(Saved data entries)
--- START ---
+def conv2d_fwd(x, weight, bias, stride, padding):
+    stride, padding = _pair(stride), _pair(padding)
+    if not _conv_route("fwd", x.shape, weight.shape, stride, padding, x, weight, bias) or x.shape[1] != weight.shape[1]:
+        return torch.nn.functional.conv2d(x, weight, bias, stride, padding)
+    n, _, h, w = x.shape
+    oh, ow = _out_hw(h, w, stride)
+    y = torch.empty((n, weight.shape[0], oh, ow), device=x.device, dtype=torch.float32)
+    d = _conv_desc(x.shape, weight.shape, stride)
+    d.x, d.weight, d.bias, d.y = _ptr(x), _ptr(weight), _ptr(bias), _ptr(y)
+    _conv_run("amk_conv_f32_fwd", d, _lib.CONV_FWD, x.device)
+    return y
+
+
+def conv2d_dgrad(x_shape, weight, gy, stride, padding):
+    stride, padding = _pair(stride), _pair(padding)
+    x_shape = tuple(x_shape)
+    if (not _conv_route("dgrad", x_shape, weight.shape, stride, padding, weight, gy)
+            or tuple(gy.shape[2:]) != _out_hw(x_shape[2], x_shape[3], stride)):
+        return torch.nn.grad.conv2d_input(x_shape, weight, gy, stride=stride, padding=padding)
+    gx = torch.empty(x_shape, device=gy.device, dtype=torch.float32)
+    d = _conv_desc(x_shape, weight.shape, stride)
+    d.gy, d.weight, d.gx = _ptr(gy), _ptr(weight), _ptr(gx)
+    _conv_run("amk_conv_f32_dgrad", d, _lib.CONV_DGRAD, gy.device)
+    return gx
+
+
+def conv2d_wgrad(x, weight_shape, gy, stride, padding, bias_grad=False):
+    stride, padding = _pair(stride), _pair(padding)
+    weight_shape = tuple(weight_shape)
+    if not _conv_route("wgrad", x.shape, weight_shape, stride, padding, x, gy) or x.shape[1] != weight_shape[1]:
+        gw = torch.nn.grad.conv2d_weight(x, weight_shape, gy, stride=stride, padding=padding)
+        return gw, (gy.sum((0, 2, 3)) if bias_grad else None)
+    gw = torch.empty(weight_shape, device=x.device, dtype=torch.float32)
+    gb = torch.empty((weight_shape[0],), device=x.device, dtype=torch.float32) if bias_grad else None
+    d = _conv_desc(x.shape, weight_shape, stride)
+    d.x, d.gy, d.gw, d.gb = _ptr(x), _ptr(gy), _ptr(gw), _ptr(gb)
+    _conv_run("amk_conv_f32_wgrad", d, _lib.CONV_WGRAD, x.device)
+    return gw, gb
+
+
+def _pair(v):
+    return tuple(v) if isinstance(v, (tuple, list)) else (v, v)
diff --git a/attention-models_amd/csrc/conv_f32.hip b/attention-models_amd/csrc/conv_f32.hip
--- /dev/null
+++ b/attention-models_amd/csrc/conv_f32.hip
@@ -0,0 +1,334 @@
+#include "amk_common.h"
+
+namespace {
+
--- END ---
What the exercise asks:
Check the lines above and copy each one that includes "empty".

Answer space:
+    y = torch.empty((n, weight.shape[0], oh, ow), device=x.device, dtype=torch.float32)
+    gx = torch.empty(x_shape, device=gy.device, dtype=torch.float32)
+    gw = torch.empty(weight_shape, device=x.device, dtype=torch.float32)
+    gb = torch.empty((weight_shape[0],), device=x.device, dtype=torch.float32) if bias_grad else None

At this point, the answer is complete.